Because I had an exam today, I was stuck in the library for most of last night. But around 11PM I decided that I needed a break from studying to clear my head. Went back to the apartment so that Johnny, Mitch, Jake & I could rig up quick & head out to 'Ol Faithful, AKA, Bob Sykes to search for some reds cruising the lights. Upon walking out on the bridge, we realized that 1/2 oz. jigs paired with Matrix Shad plastics weren't going to work very well, because the wind was howling & the current was ripping. I tied on a 1 oz. jig, custom-made for me with UV glow paint & a Mustad 3x hook by a good friend of mine, Buddy Coy, & paired it up with an 8'' chartreuse twistertail. After I was re-rigged, I threw one blind cast to see how well a 1 oz. jig was going to sink with the insane current & wave action & then began walking the bridge. It wasn't long before I saw a dozen bulls schooled up in the lights. On my second cast of the night I put the jig right in front of the school & got eaten before I could even close the bail. After a weird fight, which consisted mostly of the fish dogging me & refusing to turn her head instead of the normal blistering runs, Mitch scooped her up in the drop net & hoisted her up on the bridge. She taped at 36'' & was my 50th bull this year, so I'm pretty stoked on that. We fished another hour, but the tide changed & we couldn't get any of the fish that we were casting at to commit to a bait, so we headed back to the apartment so that I could get some more studying done before hitting the hay. 

*Tally for the night:* 

*Me:* 36'' bull
*Johnny:* Nada
*Mitch:* Broken dreams
*Jake:* Zilch

Tight lines everyone.


----------



## Jgatorman (Jun 8, 2013)

Dang kid, your killin me!!!! I remember that smile...I wore it many times holding fish like yours!!! Hoping to be in town next weekend. Good luck on your exams!


----------



## SpeedoJosh (Jun 15, 2013)

Wait, you're left handed?


----------



## ThaFish (Feb 27, 2013)

SpeedoJosh said:


> Wait, you're left handed?


I think I have downs or something... I've always reeled with my right hand. 

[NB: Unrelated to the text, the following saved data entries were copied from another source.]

@@ -1805,12 +1807,13 @@
                 if (chunkNext >= chunkEnd) {
                     if (noMoreChunks) break;
                     int c = 0;
+                    [[maybe_unused]] const int myFrame = POOLS ? (int)poolFrame() : 0;
                     if (lane == 0) {
                         atomicAdd(&ctl->poolTotal, 64u);
-                        c = (int)atomicAdd(&a.work[0], 1u);
+                        c = (int)atomicAdd(POOLS ? &a.work[kFramePoolBase + myFrame] : &a.work[0], 1u);
                     }
                     c = __builtin_amdgcn_readfirstlane(c);
-                    if (c >= a.numChunks) {
+                    if (c >= (POOLS ? a.chunksPerFrame : a.numChunks)) {
                         if (lane == 0) {
                             atomicSub(&ctl->poolTotal, 64u);
                             __hip_atomic_store(&ctl->globalExhausted, 1u, __ATOMIC_RELAXED, __HIP_MEMORY_SCOPE_WORKGROUP);
@@ -1819,7 +1822,9 @@
                         break;
                     }
                     chunkFrame = 0;
-                    if (BATCH) {
+                    if (POOLS) {
+                        chunkFrame = myFrame;
+                    } else if (BATCH) {
                         chunkFrame = c / a.chunksPerFrame;
                         c -= chunkFrame * a.chunksPerFrame;
                     }
@@ -2006,7 +2011,7 @@
                         id = hitSpheresTwoPhase<true, KEYS>(sv, ro, d2, TPT_MIN_T, TPT_MAX_T, t, movedLds + movedAt, keyMask);
                     else
                         id = hitSpheres<LDS_SCENE ? HS_TWO_PHASE : HS_TWO_PHASE_GROUPS>(sv, ro, d2, TPT_MIN_T, TPT_MAX_T, t);
-                    if (BATCH) iterRays++; else myRays++;
+                    if (BATCH && !POOLS) iterRays++; else myRays++;
                     if (shadow) {
                         if (id == lightId) qLightShade(l1, d2, lam);
                     } else {
@@ -2043,7 +2048,7 @@
             st[1 * kPaths + p] = mk4(rd.x, rd.y, rd.z, u2f(w));
         }
         if (toFree) cls = Q_FREE;
-        if (BATCH && iterRays != 0u) {
+        if (BATCH && !POOLS && iterRays != 0u) {
             const unsigned fr = f2u(colSum[p].w) >> 26;
             const unsigned old = atomicAdd(&ctl->frameRays[fr], iterRays);
             if (__builtin_expect(old < 0x80000000u && old + iterRays >= 0x80000000u, 0)) {
@@ -2060,7 +2065,7 @@
     }
 
     const unsigned waveRays = waveReduceAdd(myRays);
-    if (BATCH) {
+    if (BATCH && !POOLS) {
         __syncthreads();
         if (tid < a.batchFrames && ctl->frameRays[tid] != 0u) atomicAdd(a.rayCounter + (size_t)tid * a.rayCounterStride, (unsigned long long)ctl->frameRays[tid]);
     }
@@ -2075,6 +2080,7 @@
     }
     if (lane == 0) {
         if (!BATCH) atomicAdd(a.rayCounter, (unsigned long long)waveRays);
+        if (POOLS) atomicAdd(a.rayCounter + (size_t)poolFrame() * a.rayCounterStride, (unsigned long long)waveRays);
         unsigned done = atomicAdd(&a.work[1], 1u) + 1u;
         if (done == a.totalWaves) {
             if (a.gen != 0u) {
@@ -2087,6 +2093,8 @@
             }
             a.work[0] = 0u;
             a.work[1] = 0u;
+            if (POOLS)
+                for (int j = 0; j < a.batchFrames; ++j) a.work[kFramePoolBase + j] = 0u;
         }
     }
 #if defined(__HIP_DEVICE_COMPILE__) && defined(TPT_STATS) && TPT_STATS >= 2
@@ -2134,21 +2142,21 @@
 {
     traceQueueBody<false, true>(a);
 }
-enum { QF_BATCH = 1, QF_VIEWS = 2, QF_MOVING = 4, QF_AOV = 8, QF_MOMENTS = 16, QF_ADAPTIVE = 32, QF_CAMERAS = 64, QF_KEYS = 128 };
+enum { QF_BATCH = 1, QF_VIEWS = 2, QF_MOVING = 4, QF_AOV = 8, QF_MOMENTS = 16, QF_ADAPTIVE = 32, QF_CAMERAS = 64, QF_KEYS = 128, QF_POOLS = 256 };
 #define TPT_QUEUE_VARIANT_KERNEL(NAME, F)                                                                                                    \
     template <bool LDS_SCENE>                                                                                                                \
     __global__ void __launch_bounds__(TPT_Q_T, TPT_Q_MIN_WAVES_PER_SIMD) __attribute__((amdgpu_num_vgpr(TPT_Q_MAX_VGPR)))                    \
     NAME(const KernelArgs a)                                                                                                                 \
     {                                                                                                                                        \
         traceQueueBody<LDS_SCENE, ((F) & QF_BATCH) != 0, ((F) & QF_VIEWS) != 0, ((F) & QF_MOVING) != 0, ((F) & QF_AOV) != 0, ((F) & QF_MOMENTS) != 0, \
-                       ((F) & QF_ADAPTIVE) != 0, ((F) & QF_CAMERAS) != 0, ((F) & QF_KEYS) != 0>(a);                                                             \
+                       ((F) & QF_ADAPTIVE) != 0, ((F) & QF_CAMERAS) != 0, ((F) & QF_KEYS) != 0, ((F) & QF_POOLS) != 0>(a);                                                            \
     }                                                                                                                                        \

For real though I think it's cause my grandpa who taught me to fish is left handed, & I always saw him reeling with his right hand when I was young, so I learned that way. Haha. I can reel or cast with either hand just fine though.


----------



## SpeedoJosh (Jun 15, 2013)

Freak!!


----------



## ThaFish (Feb 27, 2013)

Jgatorman said:


> Dang kid, your killin me!!!! I remember that smile...I wore it many times holding fish like yours!!! Hoping to be in town next weekend. Good luck on your exams!


Hope you make it over this way so we can get on some fish together! & thanks man, really appreciate it!


----------



## WaterRat (Apr 2, 2009)

> Haha. I can reel or cast with either hand just fine though.

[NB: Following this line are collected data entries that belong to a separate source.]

int k_tc_dgrad(const ConvGeom& g, const __nv_bfloat16* dy, const __nv_bfloat16* w, const float* bias, __nv_bfloat16* dx, int act, float alpha, cudaStream_t s, const TcEpi* epi) {
  TcConvParams p{}; p.mode = 1;
  if (!pick_row_tile(g.N, g.OH, g.OW, 128, &p.Nt, &p.Ht, &p.Wt) || !tc_epi_ok(epi, p.Nt)) return -1;
  const int BN = pick_bn_fill(g.C, (long)g.N * g.OH * g.OW / 128 * 4);
  p.GH = g.OH; p.GW = g.OW; p.tiles_y = g.OH / p.Ht; p.taps_h = 2; p.taps_w = 2; p.chunks = g.O / 64; p.KW = 4;
  p.SH = 1; p.SW = 1; p.PH = 0; p.PW = 0; p.OC = g.C; p.outH = g.H; p.outW = g.W; p.out = dx; p.b_mn = 1;
  fill_epi(p, bias, act, alpha, epi);
  const bool slab = slab_tile(p, BN);
  if (slab) set_slab(p);
  CUtensorMap tmA, tmB;
  cuuint64_t dims[4] = {(cuuint64_t)g.O, (cuuint64_t)g.OW, (cuuint64_t)g.OH, (cuuint64_t)g.N};
  cuuint64_t strides[3] = {(cuuint64_t)g.O * 2, (cuuint64_t)g.OW * g.O * 2, (cuuint64_t)g.OH * g.OW * g.O * 2};
  cuuint32_t box[4] = {64, (cuuint32_t)p.Wt, (cuuint32_t)(p.Ht + slab), (cuuint32_t)p.Nt};
  cuuint32_t es[4] = {1, 1, 1, 1};
  if (weight_map(&tmB, w, g.O, 16, g.C, 64)) return -1;
  if (make_map_bf16(&tmA, dy, 4, dims, strides, box, es)) return -1;
  p.tiles_m = g.N * g.OH * g.OW / 128; p.tiles_n = g.C / BN; p.phases = 4;
  return dispatch_conv(BN, slab, tmA, tmB, p, s);
}

bool tc_deconv_ps_shape(const ConvGeom& g) { return is_k4s2p1_geom(g) && g.C >= 1 && g.C <= 4 && g.O % 64 == 0; }
bool tc_deconv_ps_supported(const ConvGeom& g) { int a, b, c; return tc_deconv_ps_shape(g) && pick_row_tile(g.N, g.OH, g.OW, 128, &a, &b, &c); }
size_t k_tc_deconv_ps_weight_elems(const ConvGeom& g) { return tc_deconv_ps_shape(g) ? (size_t)16 * 9 * g.O : 0; }
__global__ void pack_deconv_ps_kernel(const float* __restrict__ w, __nv_bfloat16* __restrict__ wps, int O, int C) { pdl_wait();
  const int idx = blockIdx.x * blockDim.x + threadIdx.x; if (idx >= 16 * 9 * O) return;
  const int o = idx % O, t = (idx / O) % 9, n = idx / (9 * O);
  const int py = n >> 3, px = (n >> 2) & 1, c = n & 3, dyr = t / 3 - 1, dxc = t % 3 - 1;
  const int r = dyr == -1 ? (py == 0 ? 3 : -1) : dyr == 0 ? (py == 0 ? 1 : 2) : (py == 1 ? 0 : -1);
  const int sx = dxc == -1 ? (px == 0 ? 3 : -1) : dxc == 0 ? (px == 0 ? 1 : 2) : (px == 1 ? 0 : -1);
  wps[idx] = __float2bfloat16((r >= 0 && sx >= 0 && c < C) ? w[((size_t)o * 16 + r * 4 + sx) * C + c] : 0.f);
}
void k_pack_deconv_ps(const float* w, __nv_bfloat16* wps, int O, int C, cudaStream_t s) {
  launch_pdl(pack_deconv_ps_kernel, dim3((16 * 9 * O + 255) / 256), dim3(256), (size_t)(0), s, w, wps, O, C); LAUNCHED();
}
int k_tc_deconv_ps(const ConvGeom& g, const __nv_bfloat16* dy, const __nv_bfloat16* wps, const float* bias, __nv_bfloat16* dx, int act, float alpha, cudaStream_t s, const TcEpi* epi) {
  TcConvParams p{}; p.mode = 0;
  if (!tc_deconv_ps_shape(g) || !pick_row_tile(g.N, g.OH, g.OW, 128, &p.Nt, &p.Ht, &p.Wt)) return -1;
  if (epi && epi->mode != EPI_PLAIN && epi->mode != EPI_ACTBWD) return -1;
  p.GH = g.OH; p.GW = g.OW; p.tiles_y = g.OH / p.Ht; p.taps_h = 3; p.taps_w = 3; p.chunks = g.O / 64; p.KW = 3;
  p.SH = 1; p.SW = 1; p.PH = 1; p.PW = 1; p.OC = g.C; p.outH = g.H; p.outW = g.W; p.out = dx;
  fill_epi(p, bias, act, alpha, epi);
  CUtensorMap tmA, tmB;
  cuuint64_t dims[4] = {(cuuint64_t)g.O, (cuuint64_t)g.OW, (cuuint64_t)g.OH, (cuuint64_t)g.N};
  cuuint64_t strides[3] = {(cuuint64_t)g.O * 2, (cuuint64_t)g.OW * g.O * 2, (cuuint64_t)g.OH * g.OW * g.O * 2};
  cuuint32_t box[4] = {64, (cuuint32_t)p.Wt, (cuuint32_t)p.Ht, (cuuint32_t)p.Nt}; cuuint32_t es[4] = {1, 1, 1, 1};
  if (make_map_bf16(&tmA, dy, 4, dims, strides, box, es)) return -1;
  if (weight_map(&tmB, wps, 16, 9, g.O, 16)) return -1;
  p.tiles_m = (int)((long)g.N * g.OH * g.OW / 128); p.tiles_n = 1; p.phases = 1;
  g_tc_last_kernel = "tc_conv_kernel<16,4,PS>";
  return p.epi == EPI_ACTBWD ? launch_conv_e<16, 4, EPI_ACTBWD, false, true>(tmA, tmB, p, s) : launch_conv_e<16, 4, EPI_PLAIN, false, true>(tmA, tmB, p, s);
}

That's what Ace Hanlon said.


----------



## ThaFish (Feb 27, 2013)

Gonna be out at Sykes around 11 tonight, in case anyone is interested in joining us in slaying some bulls!


----------



## WhyMe (Apr 21, 2013)

Wtg on number 50...
Why me
Mako My Dayo


----------



## wtbfishin (Dec 2, 2011)

Nice Feesh, I feel a little bad for Mitch though:no:.


----------



## panhandleslim (Jan 11, 2013)

Congratulations on the milestone. Way to go.


----------